It’s the penultimate Phantom Friday today with 7M2 Duel of the Fates (End Credits part 2). This just amalgamated the previous analyses for Reel 6 with a couple of extra bits. Layered ostinati, amazing choral writing dominates along with trumpet fanfares…


----------



## Dom Sewell (Sep 2, 2022)

Here’s the final cue for The Phantom Menace and it’s a good one ! Anakin’s theme 
Star Wars - The Phantom Menace 7M3 Part 3 - Anakin's Theme


This brings to an end the analysis of the whole film. It’s been an incredible journey of discovery. Now it’s about putting all of this into practice and memorising the hundreds of techniques that go into the production of this sort of score. It’s taken 18 months to bring it to the public but here it is! 

Next week: a short cue from a New Hope ! The Desert 1M5 and then it’s on to The empire strikes back!


----------



## Dom Sewell (Sep 9, 2022)

Here’s an interesting one - 1M5 The Desert from Star Wars IV - A New Hope. The first chord (well second quaver of the first beat) appears to have been a misprint in the orchestrators score that got recorded. The pitch set should almost have certainly been 6-z19B (two minor triads a semitone apart). It’s one of the most widely used chords/sets in JW’s Star Wars music.


----------



## Dom Sewell (Sep 16, 2022)

This one I take a little look at 6-z19B and its origins and uses!


----------



## Dom Sewell (Sep 23, 2022)

Today is 1M5 Once in a Vial from Indiana Jones and the Temple of Doom. An incredibly intricate action music cue which exemplifies all of JW's stylistic traits from the 1980s. Pitch class sets galore, octatonic and Hungarian minor harmonies and melodies sometimes at the same time. Extraordinary superimposition of jazz dance band (Cole Porter) whilst the orchestra plays. 
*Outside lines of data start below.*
__global__ __launch_bounds__(KS_THREADS) void kpt_stats_kernel(const float* __restrict__ kpts, long long bs, float* __restrict__ stats, int B, int N) {
    __shared__ float red[KS_WAVES][9];
    const int b = blockIdx.x, tid = threadIdx.x, lane = tid & 63, wave = tid >> 6;
    const float* k = kpts + (size_t)b * bs;
    float s[3] = {0.f, 0.f, 0.f}, mn[3] = {INFINITY, INFINITY, INFINITY}, mx[3] = {-INFINITY, -INFINITY, -INFINITY};
#pragma unroll 4
    for (int i = tid; i < N; i += KS_THREADS) {
#pragma unroll
        for (int d = 0; d < 3; ++d) {
            const float v = k[(size_t)i * 3 + d];
            s[d] += v; mn[d] = fminf(mn[d], v); mx[d] = fmaxf(mx[d], v);
        }
    }
#pragma unroll
    for (int d = 0; d < 3; ++d) {
        s[d] = wave_sum(s[d]);
        mx[d] = wave_max(mx[d]);
        mn[d] = -wave_max(-mn[d]);
    }
    if (lane == 0) {
#pragma unroll
        for (int d = 0; d < 3; ++d) { red[wave][d] = s[d]; red[wave][3 + d] = mn[d]; red[wave][6 + d] = mx[d]; }
    }
    __syncthreads();
    if (tid == 0) {
        float ext = 0.f;
        for (int d = 0; d < 3; ++d) {
            float sum = 0.f, lo = INFINITY, hi = -INFINITY;
            for (int w = 0; w < KS_WAVES; ++w) {
                sum += red[w][d];
                lo = fminf(lo, red[w][3 + d]);
                hi = fmaxf(hi, red[w][6 + d]);
            }
            stats[4 * b + d] = sum / (float)N;
            ext = fmaxf(ext, hi - lo);
        }
        stats[4 * b + 3] = 0.f;
        if (b == 0) stats[4 * B] = ext * 0.6f;
    }
}

constexpr int KD = 256;
constexpr int L0 = 8 + OPHIP_PAD, L1 = 32 + OPHIP_PAD, L2 = 64 + OPHIP_PAD, L3 = 128 + OPHIP_PAD, LO = KD + OPHIP_PAD;

struct KptArgs {
    const float* kpts; long long kbs;
    const float* stats;
    const float* desc; long long dbs;
    const f32x4 *w1, *w2, *w3, *w4;
    const float *b1, *b2, *b3, *b4;
    float* out;
    int B, N;
};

One of the most complex cues to reduced and analyse...follows on from the work done last week by @NoamL on the Idol Switch from Raiders. This one took absolutely ages to do (17 pages just of the reduction) - I've done a publicly available copy of the reduction for study purposes (link in YT description). Would be interested in hearing any comments. 
D


----------



## Dom Sewell (Sep 23, 2022)

Part 2 here


----------



## NoamL (Sep 23, 2022)

Wow, I don't think there's any other composer in the world who could do that Cole Porter / octatonic action cue mashup.


----------



## Dom Sewell (Sep 23, 2022)

NoamL said:


> Wow, I don't think there's any other composer in the world who could do that Cole Porter / octatonic action cue mashup.


Yep - it's the combination of the stability of a bass line (especially with repeated notes) and a sort of chromatic flight of fancy over the top of it - what's boggling is when the bass line changes with the harmonic rhythm and STILL works with the same scale transposition above it. Masterful.


----------



## Dom Sewell (Sep 30, 2022)

This week - hardly a pitch class set exercise but one of the most poignant cues in the franchise - lots of careful dissonance treatment which is definitely worth trying out in ones own work... 
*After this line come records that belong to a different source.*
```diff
+    for (int k = 0; k < kPrefixLoads; ++k) kept_before[k] = (b_lane + 32 * k < chunk) ? A.blk_kept[b_lane + 32 * k] : 0u;
+    KeptSource src[kSlots];
+#pragma unroll
+    for (int s = 0; s < kSlots; ++s) src[s] = load_kept(A, buf, it, first + 32 * s + lane, ((fl >> (8 * s)) & 1) != 0);
     uint32_t dst = 0;
-#pragma unroll 4
-    for (uint32_t b = pc.class_chunk_begin[c] + lane; b < chunk; b += 32) dst += A.blk_kept[b];
+#pragma unroll
+    for (int k = 0; k < kPrefixLoads; ++k) dst += kept_before[k];
+    for (uint32_t b = b_lane + 32 * kPrefixLoads; b < chunk; b += 32) dst += A.blk_kept[b];
     for (int o = 16; o > 0; o >>= 1) dst += __shfl_xor_sync(0xffffffffu, dst, o);
     uint32_t n_corr[kNumClasses];
 #pragma unroll
     for (int k = 0; k < kNumClasses; ++k) n_corr[k] = ps.n_corr[k];
+#pragma unroll
+    for (int s = 0; s < kSlots; ++s) move_kept(ps, src[s]);
+#pragma unroll
+    for (int s = 0; s < kSlots; ++s) {
+        const bool kept = ((fl >> (8 * s)) & 1) != 0;
+        const unsigned kb = __ballot_sync(0xffffffffu, kept);
+        const uint32_t gd = pc.src_base[c] + dst + __popc(kb & ((1u << lane) - 1u));
+        dst += __popc(kb);
+        if (kept) store_kept(A, tb, buf, it, gd, ((fl >> (8 * s)) & 2) != 0, src[s]);
+        st.gd[32 * s + lane] = gd;
+    }
     float ratio_unused;
     const bool few = too_few(pc, ps, n_corr, ratio_unused);
-    const int it = ps.iter;
+#pragma unroll
+    for (int s = 0; s < kSlots; ++s) {
+        float4 q, qn;
+        load_target(A, tb, src[s].j, ((fl >> (8 * s)) & 2) && !few, q, qn);
+        qn.w = src[s].d2;
+        st.p[32 * s + lane] = src[s].pos;
+        st.q[32 * s + lane] = q;
+        st.qn[32 * s + lane] = qn;
+    }
     double acc[27];
 #pragma unroll
     for (int k = 0; k < 27; ++k) acc[k] = -0.0;
 #pragma unroll 1
     for (int s = 0; s < kSlots; ++s, fl >>= 8) {
-        const unsigned kb = __ballot_sync(0xffffffffu, (fl & 1) != 0);
-        const uint32_t gd = pc.src_base[c] + dst + __popc(kb & ((1u << lane) - 1u));
-        dst += __popc(kb);
-        accumulate_source(A, pc, ps, c, buf, it, first + 32 * s + lane, gd, fl, few, n_corr, [&acc](const double *t) {
-#pragma unroll
-            for (int k = 0; k < 27; ++k) acc[k] += t[k];
-        });
+        const float4 qn = st.qn[32 * s + lane];
+        const float w = source_terms(pc, c, it, (fl & 2) && !few, st.p[32 * s + lane], qn.w, st.q[32 * s + lane], qn,
+                                     n_corr, [&acc](const double *t) {
+#pragma unroll
+                                         for (int k = 0; k < 27; ++k) acc[k] += t[k];
+                                     });
+        if (fl & 1) A.corr_w[st.gd[32 * s + lane]] = w;
     }
     double mine = 0.0;
 #pragma unroll
@@ -755,6 +808,7 @@
     if (lane < 27) A.partials[(size_t)chunk * kTerms + lane] = mine;
 }
 __global__ void __launch_bounds__(kIterBlock, kAccumulateBlocksPerSm) k_accumulate(DeviceArrays A, int buf) {
+    __shared__ TermStage s_stage[kIterBlock / 32];
     buf = loop_buf(A, buf);
     LoopCtl &ctl = *A.ctl;
     if (blockIdx.x == 0 && threadIdx.x == 0) ctl.work[0] = 0u;
@@ -765,7 +819,7 @@
         if ((threadIdx.x & 31) == 0) w = atomicAdd(&ctl.work[2], 1u);
         w = __shfl_sync(0xffffffffu, w, 0);
         if (w >= n) break;
-        accumulate_chunk_warp(A, buf, list[w]);
+        accumulate_chunk_warp(A, buf, list[w], s_stage[threadIdx.x >> 5]);
     }
 }
 
@@ -824,10 +878,18 @@
     for (int k = 0; k < kNumClasses; ++k) n_corr[k] = ps.n_corr[k];
     float ratio_unused;
     const bool few = too_few(pc, ps, n_corr, ratio_unused);
-    accumulate_source(A, pc, ps, c, buf, ps.iter, gi, gd, fl, few, n_corr, [](const double *t) {
+    const int it = ps.iter;
+    const bool kept = (fl & 1) != 0, live = (fl & 2) && !few;
+    KeptSource src = load_kept(A, buf, it, gi, kept);
+    float4 q, qn;
+    load_target(A, pc.tgt_base[c], src.j, live, q, qn);
+    move_kept(ps, src);
+    if (kept) store_kept(A, pc.tgt_base[c], buf, it, gd, (fl & 2) != 0, src);
+    const float w = source_terms(pc, c, it, live, src.pos, src.d2, q, qn, n_corr, [](const double *t) {
 #pragma unroll
         for (int k = 0; k < 27; ++k) s_terms[k * kIterBlock + threadIdx.x] = t[k];
     });
+    if (kept) A.corr_w[gd] = w;
     __syncthreads();
 #pragma unroll 1
     for (int k = warp; k < 27; k += kWarps) {
```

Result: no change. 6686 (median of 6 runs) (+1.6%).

https://youtu.be/33yzGuKFqEo

Today: 5M3 Lament (the Order 66 music) from Revenge of the Sith.


----------



## Dom Sewell (Oct 7, 2022)

And today's offering is a work in progress video so you can see the complexity of referencing multiple source material (I didn't use audio in the video but I invariably reference that too)
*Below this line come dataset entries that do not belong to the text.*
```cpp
template <typename R, typename ABL>
int launch_rows288(pm_ctx* ctx, const char* name, const void* Qh, const void* Th, const void* seeds, int nq, int nq_pad, int nt,
                   int splits, int tiles_per_split, unsigned par, void* cval, int slots, const unsigned long long* stats,
                   unsigned epoch, int mode, int st = 1)
{
    constexpr bool SUPER = std::is_same<R, RouteU8T<2>>::value;
    PM_REQUIRE(st == 1 || (SUPER && (st == 2 || st == 4)), PM_E_INVALID, "super-tiles exist for the u8 route's 8-row groups only");
    auto lds_of = [](int s_) { return sizeof(uint4) * s_ * (2 * H_TT * R::LDS_ROW16 + (R::SEEDED ? 2 * 64 : 0)); };
    static_assert(!SUPER || 4 * sizeof(uint4) * (2 * H_TT * R::LDS_ROW16 + 2 * 64) <= 160 * 1024, "S = 4 exceeds the CU's LDS");
    const int nqb_opt = ctx->opts[PM_OPT_KNN_F16_WAVES];
    const int nqb = nqb_opt ? nqb_opt : (tiles_per_split <= 8 ? 1 : 2);
    if (nqb == 3) st = 1;
    const size_t lds = lds_of(st);
    if constexpr (SUPER) {
        if (st == 2) name = "knn_l2_mfma_u8_s2";
        if (st == 4) name = "knn_l2_mfma_u8_s4";
    }
    static bool attr_done_dev[PM_MAX_DEVICES] = {};
    bool& attr_done = attr_done_dev[ctx->device];
    if (!attr_done) {
#define PM_ATTR_S(NQB_, DMA_, GR_, S_)                                                                            \
    PM_HIP_CHECK(hipFuncSetAttribute(reinterpret_cast<const void*>(&knn_mfma_rows288<R, NQB_, DMA_, GR_, S_, ABL>),    \
                                     hipFuncAttributeMaxDynamicSharedMemorySize, static_cast<int>(lds_of(S_))))
#define PM_ATTR(NQB_, DMA_, GR_) PM_ATTR_S(NQB_, DMA_, GR_, 1)
        PM_ATTR(1, true, 1); PM_ATTR(2, true, 1);
        if constexpr (SUPER) { PM_ATTR_S(1, true, 1, 2); PM_ATTR_S(2, true, 1, 2); PM_ATTR_S(1, true, 1, 4); PM_ATTR_S(2, true, 1, 4); }
        if constexpr (!R::SEEDED) { PM_ATTR(1, false, 1); PM_ATTR(2, false, 1); }
        if constexpr (R::MERGE) {
            PM_ATTR(2, true, 2);
            if constexpr (!R::SEEDED) PM_ATTR(2, false, 2);
        }
// ... 426 lines not shown
```

Baseline: 2348 billion.

## Interleave next-tile DMA pieces between MFMA chunks of the first block

Splits the prefetch of the next descriptor tile into per-piece LDS DMA issues and interleaves them between the MFMA chunks of the first h_block, fencing each group with sched_barrier. The aim is to spread the load issue across compute instead of emitting a burst at loop start, so memory issue overlaps with matrix work. For the U8 route the old placement is kept; leftover partial pieces and seeds are still issued up front. It adds template machinery and scheduling constraints that could hurt instruction scheduling or register use.

```diff
diff --git a/points_matching_amd/csrc/knn_coarse_kernels.hpp b/points_matching_amd/csrc/knn_coarse_kernels.hpp
--- a/points_matching_amd/csrc/knn_coarse_kernels.hpp
+++ b/points_matching_amd/csrc/knn_coarse_kernels.hpp
@@ -12,6 +12,7 @@
     static constexpr bool no_stage = NO_STAGE;
     static constexpr bool no_barrier = NO_BARRIER;
     static constexpr bool no_ldsread = NO_LDSREAD;
+    static constexpr int dma_place = -1;
     static __device__ __forceinline__ void stamp(int) {}
 };
 typedef Abl<false, false, false, false> AblNone;
@@ -422,6 +423,7 @@
     static_assert(SLOTS % 64 == 0, "the padded tile must be a whole number of 1-KiB pieces");
     static constexpr int NPIECES = SLOTS / 64;
     static constexpr int PER_WAVE = (NPIECES + NW - 1) / NW;
+    static constexpr int FULL = NPIECES / NW;
     static constexpr int TOTAL = H_TT * R::ROW16;
     unsigned src[PER_WAVE];
     __device__ __forceinline__ void init(int lane, int wave)
@@ -434,27 +436,50 @@
             src[i] = static_cast<unsigned>(row * R::ROW16 + (c < R::ROW16 ? c : R::ROW16 - 1));
         }
     }
-    __device__ __forceinline__ void issue(__amdgpu_buffer_rsrc_t rsrc, int tile, uint4* __restrict__ hsm, int buf, int wave) const
+    __device__ __forceinline__ void issue_piece(__amdgpu_buffer_rsrc_t rsrc, int tile, uint4* __restrict__ hsm, int buf, int wave, int i) const
     {
         typedef __attribute__((address_space(3))) void* lptr_t;
         const int soff = tile * (TOTAL * 16);
-#pragma unroll
-        for (int i = 0; i < PER_WAVE; ++i) {
-            const int p = wave + NW * i;
-            if (p < NPIECES) {
-                uint4* l = hsm + buf * SLOTS + 64 * p;
-                __builtin_amdgcn_raw_ptr_buffer_load_lds(rsrc, (lptr_t)l, 16, static_cast<int>(src[i]) * 16, soff, 0, 0);
-            }
-        }
+        const int p = wave + NW * i;
+        if (i < FULL || p < NPIECES) {
+            uint4* l = hsm + buf * SLOTS + 64 * p;
+            __builtin_amdgcn_raw_ptr_buffer_load_lds(rsrc, (lptr_t)l, 16, static_cast<int>(src[i]) * 16, soff, 0, 0);
+        }
+    }
+    __device__ __forceinline__ void issue(__amdgpu_buffer_rsrc_t rsrc, int tile, uint4* __restrict__ hsm, int buf, int wave) const
+    {
+#pragma unroll
+        for (int i = 0; i < PER_WAVE; ++i) issue_piece(rsrc, tile, hsm, buf, wave, i);
     }
 };
 
+template <typename R>
+struct DmaPlace {
+    static constexpr int value = 1;
+};
+template <int GPB_>
+struct DmaPlace<RouteU8T<GPB_>> {
+    static constexpr int value = 0;
+};
+struct NoPieces {
+    static constexpr int N = 0;
+    __device__ __forceinline__ void operator()(int) const {}
+};
+template <int N_, typename F>
+struct Pieces {
+    static constexpr int N = N_;
+    F f;
+    __device__ __forceinline__ void operator()(int k) const { f(k); }
+};
+template <int N_, typename F>
+__device__ __forceinline__ Pieces<N_, F> make_pieces(F f) { return Pieces<N_, F>{f}; }
+
 struct Seed64 { uint4 v[4]; };
-template <typename R, int NQB, bool EPI, typename ABL>
+template <typename R, int NQB, bool EPI, typename ABL, typename PIECES = NoPieces>
 __device__ __forceinline__ void h_block(const uint4* __restrict__ tb, const uint4* __restrict__ sb,
                                         const typename R::frag (&qf)[NQB][R::NCH],
                                         typename R::acc (&a)[NQB], const typename R::acc (&p)[NQB], unsigned pbase,
-                                        unsigned par, typename R::list (&cl)[NQB])
+                                        unsigned par, typename R::list (&cl)[NQB], const PIECES& pieces = PIECES())
 {
     typedef typename R::frag frag;
     typename R::acc seed = R::zero();
@@ -470,6 +495,14 @@
         }
 #pragma unroll
         for (int qb = 0; qb < NQB; ++qb) a[qb] = R::mfma(x, qf[qb][c], c == 0 ? seed : a[qb]);
+        if constexpr (PIECES::N > 0) {
+            constexpr int FREE = 0x2 | 0x4 | 0x80 | 0x100 | 0x200;
+            __builtin_amdgcn_sched_barrier(FREE);
+            constexpr int PPC = (PIECES::N + R::NCH - 1) / R::NCH;
+#pragma unroll
+            for (int k = c * PPC; k < (c + 1) * PPC && k < PIECES::N; ++k) pieces(k);
+            __builtin_amdgcn_sched_barrier(FREE);
+        }
         if constexpr (ABL::no_epi) {
             if (EPI && c == 1) {
 #pragma unroll
@@ -600,14 +633,25 @@
 #pragma unroll
         for (int i = 0; i < S; ++i) {
             if constexpr (S == 1) {
-                const int t = tile0 + u < ntiles ? tile0 + u : (tile0 + u - 1 < ntiles ? tile0 + u - 1 : ntiles - 1);
-                dma.issue(t_rsrc, t, hsm, b, wave);
-                seed_issue(t, b, 0);
+                if (u == 0 || u < ntl) {
+                    const int t = tile0 + u < ntiles ? tile0 + u : (tile0 + u - 1 < ntiles ? tile0 + u - 1 : ntiles - 1);
+                    dma.issue(t_rsrc, t, hsm, b, wave);
+                    seed_issue(t, b, 0);
+                }
             } else if (S * u + i < ntl) {
                 dma.issue(t_rsrc, tile0 + S * u + i, hsm, b * S + i, wave);
                 seed_issue(tile0 + S * u + i, b * S + i, i);
             }
         }
+    };
+    constexpr int PLACE = !DMA || ABL::no_stage ? 0 : (ABL::dma_place >= 0 ? ABL::dma_place : DmaPlace<R>::value);
+    constexpr int NPC = PLACE != 0 ? HTileDma<R, THREADS>::FULL : 0;
+    const int wv = __builtin_amdgcn_readfirstlane(wave);
+    auto next_piece = [&](int nx, int b, int k) { dma.issue_piece(t_rsrc, tile0 + nx, hsm, b, wv, k); };
+    auto next_rest = [&](int nx, int b, int i) {
+        if constexpr (HTileDma<R, THREADS>::PER_WAVE > HTileDma<R, THREADS>::FULL)
+            dma.issue_piece(t_rsrc, tile0 + nx, hsm, b, wave, HTileDma<R, THREADS>::FULL);
+        seed_issue(tile0 + nx, b, i);
     };
     ABL::stamp(18);
     if (DMA) {
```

I finished the cue (3M3 Snow Battle from The Empire Strikes Back) yesterday (took about 2.5-3days to do) but it segue's immediately into Luke's crash https://www.youtube.com/watch?v=I8bXdkjcwEA
Not quite sure how useful it is really but the commentary should be reasonably interesting and I play the cue as it stood at the end of the video...


----------



## Dom Sewell (Oct 14, 2022)

Final segment of Leia's Instructions (3M2) from TESB this week. Of course a lot of this work has already been done by Brad Frey at #filmscoreanalysis and @fmlehman (twitter) in his amazingly concise Thematic Catalogue but hope that I offer some additional useful information in terms of pitch sets used and original orchestration (FIVE oboes!!)


----------



## Dom Sewell (Oct 14, 2022)

Dom Sewell said:


> Final segment of Leia's Instructions (3M2) from TESB this week. Of course a lot of this work has already been done by Brad Frey at #filmscoreanalysis and @fmlehman (twitter) in his amazingly concise Thematic Catalogue but hope that I offer some additional useful information in terms of pitch sets used and original orchestration (FIVE oboes!!)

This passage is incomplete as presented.